### AVAILABLE DATA

@@ -252,8 +252,8 @@
   return true;
 }
 template <class Cfg>
-__device__ __forceinline__ bool sk_combine(const SkPlan& sk, const SkSeg& sg, f32x16 (&acc)[Cfg::TM][Cfg::TN]) {
-  const int g = (int)xcd_remap((uint32_t)((int)blockIdx.x - sk.dp_tiles), (uint32_t)sk.sk_blocks), j = sg.tile - sk.dp_tiles, KT = sk.ktiles;
+__device__ __forceinline__ bool sk_combine(const SkPlan& sk, const SkSeg& sg, f32x16 (&acc)[Cfg::TM][Cfg::TN], int b) {
+  const int g = (int)xcd_remap((uint32_t)(b - sk.dp_tiles), (uint32_t)sk.sk_blocks), j = sg.tile - sk.dp_tiles, KT = sk.ktiles;
   return sk_combine_core<Cfg>(sk.parts, sk.arrivals, sk.sk_blocks, g, j, sg.nparts, sg.first_block,
                               [&](int blk) { return sk_start(blk, sk) >= j * KT; }, acc);
 }
@@ -272,7 +272,7 @@
   }
   f32x16 acc[Cfg::TM][Cfg::TN];
   igemm_consume<Cfg, true, true>(sg.nkt, acc, smem);
-  if (sk_combine<Cfg>(sk, sg, acc))
+  if (sk_combine<Cfg>(sk, sg, acc, (int)blockIdx.x))
     igemm_store_tile<Cfg>(acc, smem, n_block, p.N, p.bias, [&](int row) -> float* {
       const int m = m_block + row;
       return m < p.M ? p.out + (size_t)m * p.N + n_block : nullptr;
@@ -282,7 +282,7 @@
 __global__ void __launch_bounds__(IG_THREADS, Cfg::MINW) conv_fwd_sk_kernel(ConvP p, SkPlan sk) {
   extern __shared__ __attribute__((aligned(16))) float smem[];
   SkSeg s0, s1{};
-  const int nseg = sk_segments(sk, s0, s1);
+  const int nseg = sk_segments(sk, s0, s1, (int)blockIdx.x);
   fwd_sk_segment<Cfg, XF>(p, sk, s0, smem);
   if (nseg == 1) return;
   lds_barrier();
@@ -317,7 +317,7 @@
   }
   f32x16 acc[Cfg::TM][Cfg::TN];
   igemm_consume<Cfg, true, false>(sg.nkt, acc, smem);
-  if (sk_combine<Cfg>(sk, sg, acc))
+  if (sk_combine<Cfg>(sk, sg, acc, (int)blockIdx.x))
     igemm_store_tile<Cfg>(acc, smem, n_block, p.N, p.bias, [&](int row) -> float* {
       const int pix = rowpix[row];
       return pix >= 0 ? p.out + (size_t)pix * p.Cin + n_block : nullptr;
@@ -328,20 +328,45 @@
   extern __shared__ __attribute__((aligned(16))) float smem[];
   __shared__ int rowpix[Cfg::BM];
   SkSeg s0, s1{};
-  const int nseg = sk_segments(sk, s0, s1);
+  const int nseg = sk_segments(sk, s0, s1, (int)blockIdx.x);
   dgrad_sk_segment<Cfg, XF>(p, phases, sk, s0, tiles_per_phase, smem, rowpix);
   if (nseg == 1) return;
   lds_barrier();
   dgrad_sk_segment<Cfg, XF>(p, phases, sk, s1, tiles_per_phase, smem, rowpix);
 }
 
-template <class Cfg, bool XFA, bool XFB, bool TAB = false>
+template <class Cfg>
+__device__ __forceinline__ PadSkip wgrad_padskip(const ConvP& p, int n_block, int kt_begin) {
+  const int wn = __builtin_amdgcn_readfirstlane((int)(threadIdx.x >> 6)) % Cfg::WAVES_N;
+  const int tap = __builtin_amdgcn_readfirstlane((int)((uint32_t)(n_block + wn * Cfg::WTN) / (uint32_t)p.Cin));
+  const int kh = tap >> 2, kw = tap & 3;
+  PadSkip ps;
+  ps.q0 = kt_begin * IG_BK;
+  ps.lgw = 31 - __builtin_clz((unsigned)p.OW); ps.ohm = p.OH - 1;
+  const bool w4 = p.OW == 4;
+  ps.tmask = w4 && tap < 16 ? (kw == 0 ? 1 : kw == 3 ? 8 : 0) : 0;
+  ps.oh_zero = w4 ? -1 : kh == 0 ? 0 : kh == 3 ? p.OH - 1 : -1;
+  return ps;
+}
+__device__ __forceinline__ uint32_t wgrad_pair_block(uint32_t b, uint32_t nblocks, int pair_xor) {
+  return ((b >> 8) & 1u) && (b | 255u) < nblocks ? b ^ (uint32_t)pair_xor : b;
+}
+
+template <class Cfg, bool XFA, bool XFB, bool TAB = false, int PS = 0>
 __global__ void __launch_bounds__(IG_THREADS, 4) conv_wgrad_kernel(ConvP p, int ktiles_total, int ktiles_per_split, int tiles,
-                                                                   int slice_major) {
+                                                                   int slice_major, int pair_xor) {
   extern __shared__ __attribute__((aligned(16))) float smem[];
   prio_entry(p);
   uint32_t tile, split;
-  if (slice_major) {
+  if constexpr (PS) {
+    const uint32_t b = wgrad_pair_block(blockIdx.x, gridDim.x, pair_xor);
+    if (slice_major) {
+      const uint32_t l = xcd_remap(b, gridDim.x);
+      split = l / (uint32_t)tiles; tile = l - split * (uint32_t)tiles;
+    } else {
+      split = b / (uint32_t)tiles; tile = xcd_remap(b - split * (uint32_t)tiles, (uint32_t)tiles);
+    }
+  } else if (slice_major) {
     const uint32_t l = xcd_remap(blockIdx.x, gridDim.x);
     split = l / (uint32_t)tiles; tile = l - split * (uint32_t)tiles;
   } else {
@@ -361,7 +386,8 @@
     return;
   }
   f32x16 acc[Cfg::TM][Cfg::TN];
-  igemm_consume<Cfg, false, false>(ktiles, acc, smem, ClockStamp{p.stamps, p.stamp_slots});
+  if constexpr (PS) igemm_consume_padskip<Cfg, false, false, PS>(ktiles, acc, smem, ClockStamp{p.stamps, p.stamp_slots}, wgrad_padskip<Cfg>(p, n_block, kt_begin));
+  else igemm_consume<Cfg, false, false>(ktiles, acc, smem, ClockStamp{p.stamps, p.stamp_slots});
   prio_epilogue(p);
   float* slab = p.out + (size_t)split * (size_t)p.M * (size_t)p.N;
   igemm_store_tile<Cfg>(acc, smem, n_block, p.N, nullptr, [&](int row) -> float* {
@@ -453,8 +479,8 @@
   }
 }
 
-template <class Cfg, bool XFA, bool XFB, bool TAB>
-__device__ __forceinline__ void wgrad_sk_segment(const ConvP& p, const SkPlan& sk, const SkSeg& sg, float* smem) {
+template <class Cfg, bool XFA, bool XFB, bool TAB, int PS>
+__device__ __forceinline__ void wgrad_sk_segment(const ConvP& p, const SkPlan& sk, const SkSeg& sg, float* smem, int b) {
   const int mt = __builtin_amdgcn_readfirstlane(sg.tile / p.tilesN), nt = sg.tile - mt * p.tilesN;
   const int m_block = mt * Cfg::BM, n_block = nt * Cfg::BN;
   if (wave_id() >= 4) {
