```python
def mlp_refresh_shadow(params: torch.Tensor, shadow: torch.Tensor, L1: int, L2: int) -> None:
    if use_native(params):
        require().mlp_adam(params, params, params, params, shadow, int(L1), int(L2), 0.0, 0.9, 0.999, 1e-8, 0.0,
                           1.0, False, False, None, None)
        return
    lay = mlp_shadow_layout(L1, L2)
    v = mlp_unpack(params, L1, L2)
    with torch.no_grad():
        shadow[: lay["np"]].copy_(params)
        shadow[lay["w2t"]: lay["w3t"]].copy_(v["layer_2.weight"].t().reshape(-1))
        w3t = torch.zeros(L2, 16, dtype=params.dtype, device=params.device)
        w3t[:, :NUM_CLASSES] = v["layer_3.weight"].t()
        shadow[lay["w3t"]: lay["total"]].copy_(w3t.reshape(-1))


MLP3_STEP, MLP3_HEAD, MLP3_TAIL_GRAD, MLP3_TAIL_ADAM, MLP3_PRIME, MLP3_STEP_DP, MLP3_STEP1, MLP3_STEP1_DP = range(8)
ONE_LAUNCH_MAX_B = 32
DP_GRANULE, DP_PACKED, DP_OWNER = 0, 1, 2
DP_PROTOS = {"granule": DP_GRANULE, "packed": DP_PACKED, "owner": DP_OWNER}
DP_AREA_FLOATS = 327680


def mlp3_dp_capacity(L1: int, L2: int) -> int:
    return max(2 * mlp_param_count(L1, L2), DP_AREA_FLOATS)


def mlp3_hand_words(L1: int, L2: int) -> int:
    return 32


HAND_LAYOUT = {"ack": 0, "err": 16, "sat": 17, "nonfinite": 18, "last_step": 19, "words": 32}
_hand_layout: Optional[Dict[str, int]] = None


def mlp3_hand_layout(native: bool = True) -> Dict[str, int]:
    global _hand_layout
    if not native:
        return dict(HAND_LAYOUT)
    if _hand_layout is None:
        lay = {k: int(v) for k, v in require().mlp3_hand_layout().items()}
        if lay != HAND_LAYOUT:
            raise RuntimeError(f"hand layout of the extension {lay} differs from ops.fused_mlp.HAND_LAYOUT")
        _hand_layout = lay
    return dict(_hand_layout)


W1_TILES = IN_FEATURES // 16
H1_SAT = 32.0


def mlp3_h1_health(x_rows: torch.Tensor, w1_bf16: torch.Tensor) -> Tuple[int, int]:
    xt = x_rows.detach().cpu().to(torch.bfloat16).double().view(x_rows.size(0), W1_TILES, 16)
    wt = w1_bf16.detach().cpu().to(torch.bfloat16).double().view(w1_bf16.size(0), W1_TILES, 16)
    part = torch.einsum("bti,mti->tbm", xt, wt).float()
    mag = part.abs()
    bad = ~(mag <= torch.finfo(torch.float32).max)
    sat = (mag > H1_SAT) & ~bad
    return int(sat.sum()), int(bad.sum())


def mlp3_h1_copies(L1: int) -> int:
    return 2 if int(L1) <= 64 else 1


def mlp3_buffers(L1: int, L2: int, B: int, device) -> Dict[str, torch.Tensor]:
    bp = (B + 31) // 32 * 32
    return {
        "dh1t": torch.zeros(L1 * bp, dtype=torch.bfloat16, device=device),
        "xring": torch.zeros(2 * W1_TILES * bp * 16, dtype=torch.bfloat16, device=device),
        "h1pre": torch.zeros(2 * mlp3_h1_copies(L1) * bp * L1, dtype=torch.int32, device=device),
        "act": torch.zeros((L1 + 2 * L2 + 16) * bp, dtype=torch.bfloat16, device=device),
        "yring": torch.full((2 * bp,), -1, dtype=torch.int32, device=device),
        "counters": torch.zeros(16, dtype=torch.int64, device=device),
        "hand": torch.zeros(mlp3_hand_words(L1, L2), dtype=torch.int64, device=device),
        "head_part": torch.zeros(bp // 32 * 4, device=device),
    }


def mlp3_launch(
    kind: int,
    *,
    x_u8: torch.Tensor,
    labels: torch.Tensor,
    order: torch.Tensor,
    counters: torch.Tensor,
    n_batches: int,
    B: int,
    L1: int,
    L2: int,
    params: torch.Tensor,
    grads: torch.Tensor,
    exp_avg: torch.Tensor,
    exp_avg_sq: torch.Tensor,
    shadow: torch.Tensor,
    dh1t: torch.Tensor,
    xring: torch.Tensor,
    h1pre: torch.Tensor,
    act: torch.Tensor,
    yring: torch.Tensor,
# ... 81 lines not shown
```

Measured before the change: 4.477 million samples/s.

## Precompute Adam bias corrections for the next step and cache them in the hand buffer

The one-launch step used to compute the Adam bias-correction terms (two double-precision pow calls) serially on thread 0 of each block. The tail block now computes the next step's bc1 and sqrt(bc2) during the ack wait and stores them, keyed by step and betas, in spare words of the hand buffer. The next launch reads them back and falls back to a two-lane parallel pow (bc1 and bc2 on separate lanes) when the key misses. The small-tensor Adam update is also split so its arithmetic runs before the ack wait and only the store runs after it. This adds cross-launch state that must stay in sync when the step counter or betas change.

```diff
diff --git a/ray_lightning_accelerators_amd/csrc/bindings.cpp b/ray_lightning_accelerators_amd/csrc/bindings.cpp
--- a/ray_lightning_accelerators_amd/csrc/bindings.cpp
+++ b/ray_lightning_accelerators_amd/csrc/bindings.cpp
@@ -1060,6 +1060,12 @@
     py::dict d;
     d["ack"] = h.ack; d["err"] = h.err; d["sat"] = h.sat; d["nonfinite"] = h.nonfinite;
     d["last_step"] = h.last_step; d["words"] = h.words;
+    return d;
+  });
+  m.def("mlp3_adam_cache_layout", []() {
+    const rla::MLP3AdamCacheLayout c = rla::mlp3_adam_cache_layout();
+    py::dict d;
+    d["step"] = c.step; d["betas"] = c.betas; d["bc1"] = c.bc1; d["bc2_sqrt"] = c.bc2_sqrt;
     return d;
   });
   m.def("mlp3_h1_copies", [](int64_t l1) { return rla::mlp3_h1_copies((int)l1); },
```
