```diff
@@ -902,9 +909,9 @@
     const int rc = go2nn_linear_backward_weight(q.gz, xd.empty() ? q.x : xd.data(), q.workspace, q.workspace, q.M, q.C, q.Kin, stream); if (rc) return rc; }
   return 0;
 #else
-  for (int j = 0; j < njobs; ++j) if (jobs[j].ldx && jobs[j].ldx != jobs[j].Kin && ta != 9) FAIL(GO2NN_EINVAL, "weight-gradient group: a pitched x (ldx) on the split-operand kernel only (C in whole 128-row tiles, >= 8 tiles)");
+  for (int j = 0; j < njobs; ++j) if (jobs[j].ldx && jobs[j].ldx != jobs[j].Kin && ta < 9) FAIL(GO2NN_EINVAL, "weight-gradient group: a pitched x (ldx) on the split-operand kernel only (C in whole 128-row tiles, >= 8 tiles)");
   WgArgs a; memset(&a, 0, sizeof(a));
-  if (ta == 9) {
+  if (ta >= 9) {
     Bx3Args b; memset(&b, 0, sizeof(b));
     for (int j = 0; j < njobs; ++j) {
       Bx3Prob& g = b.p[j]; const Go2nnBwdWJob& q = jobs[j];
@@ -912,7 +919,9 @@
       g.nbm = q.C / 128; g.nbn = cdiv(q.Kin, 128); g.c_vec = aligned16(q.workspace) && (q.Kin % 4 == 0);
     }
     b.ntiles0 = tiles_of[0]; b.ntiles = tiles; b.wg_M = jobs[0].M; b.wg_rows = rows;
-    hipLaunchKernelGGL((go2nn_bx3_kernel<2, EPI_STORE, true>), dim3(tiles * nsplit), dim3(256), 0, (hipStream_t)stream, b);
+    GM3_SET_STAMPS(b);
+    if (ta == 10) hipLaunchKernelGGL((go2nn_bx3_kernel<2, EPI_STORE, true, true>), dim3(tiles * nsplit), dim3(256), 0, (hipStream_t)stream, b);
+    else          hipLaunchKernelGGL((go2nn_bx3_kernel<2, EPI_STORE, true>), dim3(tiles * nsplit), dim3(256), 0, (hipStream_t)stream, b);
     HIPCHK(hipGetLastError());
     return 0;
   }
```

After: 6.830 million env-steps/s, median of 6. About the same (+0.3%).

######

## ACTION ITEM
Within the material above, report how many lines carry the word "view", and nothing else.

## RESPONSE TO THE TASK
2